Under this line are the records; write out word for word the part that begins at the line containing "# tenstack/batch-scheduler" and ends at the line containing "Metric: pod x", and no more.
[Supplied material Boundary: Start]
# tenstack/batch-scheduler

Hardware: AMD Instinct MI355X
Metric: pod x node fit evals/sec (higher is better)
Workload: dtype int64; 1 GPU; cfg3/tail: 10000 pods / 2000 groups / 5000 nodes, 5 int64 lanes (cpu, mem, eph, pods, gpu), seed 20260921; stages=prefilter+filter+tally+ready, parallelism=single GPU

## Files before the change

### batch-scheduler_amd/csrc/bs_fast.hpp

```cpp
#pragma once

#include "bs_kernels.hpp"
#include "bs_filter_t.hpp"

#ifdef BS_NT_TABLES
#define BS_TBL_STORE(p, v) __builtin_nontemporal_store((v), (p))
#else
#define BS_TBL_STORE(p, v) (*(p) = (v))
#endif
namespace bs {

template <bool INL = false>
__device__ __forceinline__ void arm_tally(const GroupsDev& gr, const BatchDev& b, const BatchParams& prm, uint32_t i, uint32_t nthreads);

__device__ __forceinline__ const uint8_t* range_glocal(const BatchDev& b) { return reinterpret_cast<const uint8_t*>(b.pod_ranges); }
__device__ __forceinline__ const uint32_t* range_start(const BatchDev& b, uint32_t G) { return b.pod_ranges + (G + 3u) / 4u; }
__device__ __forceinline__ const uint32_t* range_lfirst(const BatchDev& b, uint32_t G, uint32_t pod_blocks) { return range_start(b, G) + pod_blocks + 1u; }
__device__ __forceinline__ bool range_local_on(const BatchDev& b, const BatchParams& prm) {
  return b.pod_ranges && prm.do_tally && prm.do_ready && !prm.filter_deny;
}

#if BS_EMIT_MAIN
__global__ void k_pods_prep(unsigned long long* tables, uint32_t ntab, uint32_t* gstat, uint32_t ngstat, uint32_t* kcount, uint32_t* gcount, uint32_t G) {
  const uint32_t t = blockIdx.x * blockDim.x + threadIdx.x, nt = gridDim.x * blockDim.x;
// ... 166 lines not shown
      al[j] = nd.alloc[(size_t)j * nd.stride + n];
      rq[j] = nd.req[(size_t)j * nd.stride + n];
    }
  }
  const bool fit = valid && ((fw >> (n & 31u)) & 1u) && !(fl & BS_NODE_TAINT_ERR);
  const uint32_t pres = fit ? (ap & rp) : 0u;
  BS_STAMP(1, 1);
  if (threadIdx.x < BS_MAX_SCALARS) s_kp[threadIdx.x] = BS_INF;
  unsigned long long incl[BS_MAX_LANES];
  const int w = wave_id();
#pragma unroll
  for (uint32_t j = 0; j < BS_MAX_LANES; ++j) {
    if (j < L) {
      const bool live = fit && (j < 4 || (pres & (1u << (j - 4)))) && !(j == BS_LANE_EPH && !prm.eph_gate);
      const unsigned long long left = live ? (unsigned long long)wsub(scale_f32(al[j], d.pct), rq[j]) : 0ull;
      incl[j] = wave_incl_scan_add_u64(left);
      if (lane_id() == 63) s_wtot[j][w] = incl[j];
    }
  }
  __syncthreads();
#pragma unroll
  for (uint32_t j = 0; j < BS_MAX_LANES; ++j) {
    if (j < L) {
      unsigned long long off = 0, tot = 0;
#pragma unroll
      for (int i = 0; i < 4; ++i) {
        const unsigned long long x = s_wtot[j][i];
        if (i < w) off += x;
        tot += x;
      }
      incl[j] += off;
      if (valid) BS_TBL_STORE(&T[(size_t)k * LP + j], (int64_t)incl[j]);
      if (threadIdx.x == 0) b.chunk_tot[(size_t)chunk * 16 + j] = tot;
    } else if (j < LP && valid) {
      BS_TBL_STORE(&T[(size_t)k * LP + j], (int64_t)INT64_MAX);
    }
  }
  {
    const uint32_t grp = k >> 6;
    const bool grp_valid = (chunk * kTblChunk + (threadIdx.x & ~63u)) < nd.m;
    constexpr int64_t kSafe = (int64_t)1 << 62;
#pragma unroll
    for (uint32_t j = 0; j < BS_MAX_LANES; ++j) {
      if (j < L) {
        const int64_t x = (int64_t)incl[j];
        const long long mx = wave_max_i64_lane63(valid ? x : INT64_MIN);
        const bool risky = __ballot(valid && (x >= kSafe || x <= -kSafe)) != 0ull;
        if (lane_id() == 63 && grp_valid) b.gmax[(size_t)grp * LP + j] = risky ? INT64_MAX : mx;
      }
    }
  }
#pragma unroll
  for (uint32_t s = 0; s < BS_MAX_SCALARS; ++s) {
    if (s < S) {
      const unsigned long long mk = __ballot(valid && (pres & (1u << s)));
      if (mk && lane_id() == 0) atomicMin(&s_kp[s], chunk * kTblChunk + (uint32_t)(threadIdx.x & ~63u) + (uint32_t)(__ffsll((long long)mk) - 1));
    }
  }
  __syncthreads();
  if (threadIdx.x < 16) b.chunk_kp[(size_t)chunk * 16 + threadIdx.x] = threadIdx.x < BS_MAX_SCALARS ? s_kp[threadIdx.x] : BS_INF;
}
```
[Supplied material Boundary: End]
[Supplied material Boundary: Start]
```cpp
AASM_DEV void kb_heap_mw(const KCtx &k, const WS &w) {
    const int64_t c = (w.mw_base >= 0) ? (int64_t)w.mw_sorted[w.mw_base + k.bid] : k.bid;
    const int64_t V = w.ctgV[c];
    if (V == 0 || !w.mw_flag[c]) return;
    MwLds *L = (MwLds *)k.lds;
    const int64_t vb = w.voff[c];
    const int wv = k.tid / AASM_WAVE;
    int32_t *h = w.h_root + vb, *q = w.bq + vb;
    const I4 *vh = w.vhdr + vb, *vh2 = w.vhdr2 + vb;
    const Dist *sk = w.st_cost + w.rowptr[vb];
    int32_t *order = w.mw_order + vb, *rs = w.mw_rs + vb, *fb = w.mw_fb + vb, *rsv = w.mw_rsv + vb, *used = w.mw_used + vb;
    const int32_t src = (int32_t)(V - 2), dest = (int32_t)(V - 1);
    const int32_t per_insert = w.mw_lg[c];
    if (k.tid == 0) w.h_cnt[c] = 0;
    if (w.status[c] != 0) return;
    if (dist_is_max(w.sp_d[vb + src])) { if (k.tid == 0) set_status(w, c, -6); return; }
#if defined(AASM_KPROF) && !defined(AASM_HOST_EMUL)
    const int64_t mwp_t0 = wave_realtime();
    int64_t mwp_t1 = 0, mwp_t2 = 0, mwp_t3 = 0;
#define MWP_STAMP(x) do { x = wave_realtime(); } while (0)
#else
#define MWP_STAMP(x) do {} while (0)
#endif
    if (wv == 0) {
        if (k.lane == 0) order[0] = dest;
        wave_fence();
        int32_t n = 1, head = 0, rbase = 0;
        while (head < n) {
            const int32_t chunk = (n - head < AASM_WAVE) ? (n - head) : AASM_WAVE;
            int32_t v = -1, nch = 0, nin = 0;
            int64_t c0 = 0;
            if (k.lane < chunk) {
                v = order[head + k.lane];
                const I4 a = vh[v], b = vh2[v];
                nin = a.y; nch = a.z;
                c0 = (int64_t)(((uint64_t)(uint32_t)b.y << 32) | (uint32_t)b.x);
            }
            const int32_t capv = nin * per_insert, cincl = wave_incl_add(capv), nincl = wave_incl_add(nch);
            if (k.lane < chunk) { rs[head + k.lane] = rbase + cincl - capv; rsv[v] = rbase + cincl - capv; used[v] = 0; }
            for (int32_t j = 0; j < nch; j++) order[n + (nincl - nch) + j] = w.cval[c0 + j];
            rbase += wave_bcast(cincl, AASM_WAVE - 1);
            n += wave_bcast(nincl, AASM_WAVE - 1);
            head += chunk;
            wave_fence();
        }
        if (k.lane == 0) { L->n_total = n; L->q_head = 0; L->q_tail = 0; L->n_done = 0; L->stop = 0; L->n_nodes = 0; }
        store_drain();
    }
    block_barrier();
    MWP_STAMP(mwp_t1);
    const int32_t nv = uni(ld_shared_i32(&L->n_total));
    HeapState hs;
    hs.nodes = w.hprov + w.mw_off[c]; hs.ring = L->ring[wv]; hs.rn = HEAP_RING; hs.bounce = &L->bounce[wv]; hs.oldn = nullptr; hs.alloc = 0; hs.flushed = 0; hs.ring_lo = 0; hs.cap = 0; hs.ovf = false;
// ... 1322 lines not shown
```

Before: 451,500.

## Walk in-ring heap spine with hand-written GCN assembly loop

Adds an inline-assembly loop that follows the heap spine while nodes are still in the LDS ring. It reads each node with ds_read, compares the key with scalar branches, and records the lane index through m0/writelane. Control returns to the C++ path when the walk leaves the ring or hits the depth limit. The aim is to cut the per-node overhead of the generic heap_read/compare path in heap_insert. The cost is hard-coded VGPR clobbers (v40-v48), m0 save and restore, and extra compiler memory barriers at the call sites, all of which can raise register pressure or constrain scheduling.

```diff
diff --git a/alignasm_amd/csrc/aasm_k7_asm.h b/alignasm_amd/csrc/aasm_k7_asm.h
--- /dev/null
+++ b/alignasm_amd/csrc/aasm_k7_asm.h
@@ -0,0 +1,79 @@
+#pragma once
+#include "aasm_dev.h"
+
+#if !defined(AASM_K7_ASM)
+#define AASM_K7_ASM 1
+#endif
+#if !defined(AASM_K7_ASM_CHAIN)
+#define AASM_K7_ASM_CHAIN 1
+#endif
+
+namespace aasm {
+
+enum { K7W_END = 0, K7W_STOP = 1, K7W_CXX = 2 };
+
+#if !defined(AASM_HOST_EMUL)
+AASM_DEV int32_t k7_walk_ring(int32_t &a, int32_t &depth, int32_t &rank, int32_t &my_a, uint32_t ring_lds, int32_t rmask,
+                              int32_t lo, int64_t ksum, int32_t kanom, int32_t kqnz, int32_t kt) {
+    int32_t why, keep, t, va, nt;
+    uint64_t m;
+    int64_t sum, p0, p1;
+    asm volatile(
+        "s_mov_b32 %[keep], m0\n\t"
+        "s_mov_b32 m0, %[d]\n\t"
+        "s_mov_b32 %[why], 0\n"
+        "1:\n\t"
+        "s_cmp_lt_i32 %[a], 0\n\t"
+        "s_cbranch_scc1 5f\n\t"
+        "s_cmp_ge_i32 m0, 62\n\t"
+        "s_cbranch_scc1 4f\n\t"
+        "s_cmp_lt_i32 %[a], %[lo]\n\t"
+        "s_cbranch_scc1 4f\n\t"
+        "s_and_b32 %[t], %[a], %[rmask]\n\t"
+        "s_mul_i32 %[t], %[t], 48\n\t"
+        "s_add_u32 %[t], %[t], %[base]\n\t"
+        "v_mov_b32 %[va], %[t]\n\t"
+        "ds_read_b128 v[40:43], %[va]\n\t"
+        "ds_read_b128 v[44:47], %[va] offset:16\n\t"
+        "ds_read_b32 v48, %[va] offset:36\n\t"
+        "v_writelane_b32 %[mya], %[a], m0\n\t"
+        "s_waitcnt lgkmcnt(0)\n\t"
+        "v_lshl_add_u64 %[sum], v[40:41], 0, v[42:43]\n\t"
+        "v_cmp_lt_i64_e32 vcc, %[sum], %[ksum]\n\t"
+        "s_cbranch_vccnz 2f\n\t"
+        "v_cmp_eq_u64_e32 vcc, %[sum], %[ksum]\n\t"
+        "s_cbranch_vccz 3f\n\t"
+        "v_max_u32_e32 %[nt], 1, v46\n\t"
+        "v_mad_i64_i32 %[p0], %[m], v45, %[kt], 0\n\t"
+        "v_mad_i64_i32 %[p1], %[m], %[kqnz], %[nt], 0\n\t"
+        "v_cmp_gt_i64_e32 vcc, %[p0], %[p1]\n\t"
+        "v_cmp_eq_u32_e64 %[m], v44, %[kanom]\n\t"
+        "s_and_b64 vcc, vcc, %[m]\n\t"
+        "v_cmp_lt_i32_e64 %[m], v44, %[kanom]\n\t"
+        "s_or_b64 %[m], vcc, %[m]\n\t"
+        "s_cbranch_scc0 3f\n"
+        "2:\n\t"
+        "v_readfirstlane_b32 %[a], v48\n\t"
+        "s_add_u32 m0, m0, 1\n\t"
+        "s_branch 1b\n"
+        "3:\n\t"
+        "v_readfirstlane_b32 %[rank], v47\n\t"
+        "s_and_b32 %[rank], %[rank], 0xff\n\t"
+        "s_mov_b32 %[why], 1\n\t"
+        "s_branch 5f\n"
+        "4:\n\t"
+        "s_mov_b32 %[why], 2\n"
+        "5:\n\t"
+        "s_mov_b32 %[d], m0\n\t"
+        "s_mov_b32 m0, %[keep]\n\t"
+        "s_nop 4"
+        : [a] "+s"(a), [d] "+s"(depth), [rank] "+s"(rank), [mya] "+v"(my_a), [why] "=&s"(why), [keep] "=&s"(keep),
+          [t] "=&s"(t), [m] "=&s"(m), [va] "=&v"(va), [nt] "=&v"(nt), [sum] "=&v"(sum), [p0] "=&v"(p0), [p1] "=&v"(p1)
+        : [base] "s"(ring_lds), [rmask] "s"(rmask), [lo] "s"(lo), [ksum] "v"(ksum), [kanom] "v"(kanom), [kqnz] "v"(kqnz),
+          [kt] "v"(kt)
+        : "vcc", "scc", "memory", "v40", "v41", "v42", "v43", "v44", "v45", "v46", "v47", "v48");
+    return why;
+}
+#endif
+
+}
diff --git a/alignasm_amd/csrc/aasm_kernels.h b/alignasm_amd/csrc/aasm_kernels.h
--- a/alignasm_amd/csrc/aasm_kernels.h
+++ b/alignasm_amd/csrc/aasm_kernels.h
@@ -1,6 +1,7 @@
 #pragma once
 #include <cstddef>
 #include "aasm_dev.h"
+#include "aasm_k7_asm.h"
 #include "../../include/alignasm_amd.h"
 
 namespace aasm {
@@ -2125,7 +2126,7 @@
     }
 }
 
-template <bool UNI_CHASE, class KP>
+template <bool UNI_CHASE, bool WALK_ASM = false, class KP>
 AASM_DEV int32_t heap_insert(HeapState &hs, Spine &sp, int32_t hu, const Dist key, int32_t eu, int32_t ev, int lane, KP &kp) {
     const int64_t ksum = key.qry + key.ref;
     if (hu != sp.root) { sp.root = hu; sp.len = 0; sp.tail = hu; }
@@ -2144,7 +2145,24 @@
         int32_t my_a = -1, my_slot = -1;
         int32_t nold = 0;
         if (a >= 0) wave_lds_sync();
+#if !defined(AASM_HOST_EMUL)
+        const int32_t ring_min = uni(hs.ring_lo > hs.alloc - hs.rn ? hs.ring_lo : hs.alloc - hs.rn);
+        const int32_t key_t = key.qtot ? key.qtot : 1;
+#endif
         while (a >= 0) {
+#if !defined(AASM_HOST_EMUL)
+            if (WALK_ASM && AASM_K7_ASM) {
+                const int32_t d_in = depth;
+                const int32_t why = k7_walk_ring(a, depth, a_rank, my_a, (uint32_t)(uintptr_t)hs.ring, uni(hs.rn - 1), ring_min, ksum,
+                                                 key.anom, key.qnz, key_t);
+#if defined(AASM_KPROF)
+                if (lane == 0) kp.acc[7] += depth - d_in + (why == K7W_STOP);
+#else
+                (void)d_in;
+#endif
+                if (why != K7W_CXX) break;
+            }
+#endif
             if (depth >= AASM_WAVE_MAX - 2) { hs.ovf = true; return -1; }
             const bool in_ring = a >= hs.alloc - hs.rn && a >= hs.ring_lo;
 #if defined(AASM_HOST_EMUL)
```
[Supplied material Boundary: End]
§ **Result of the exercise**:
# tenstack/batch-scheduler

Hardware: AMD Instinct MI355X
Metric: pod x node fit evals/sec (higher is better)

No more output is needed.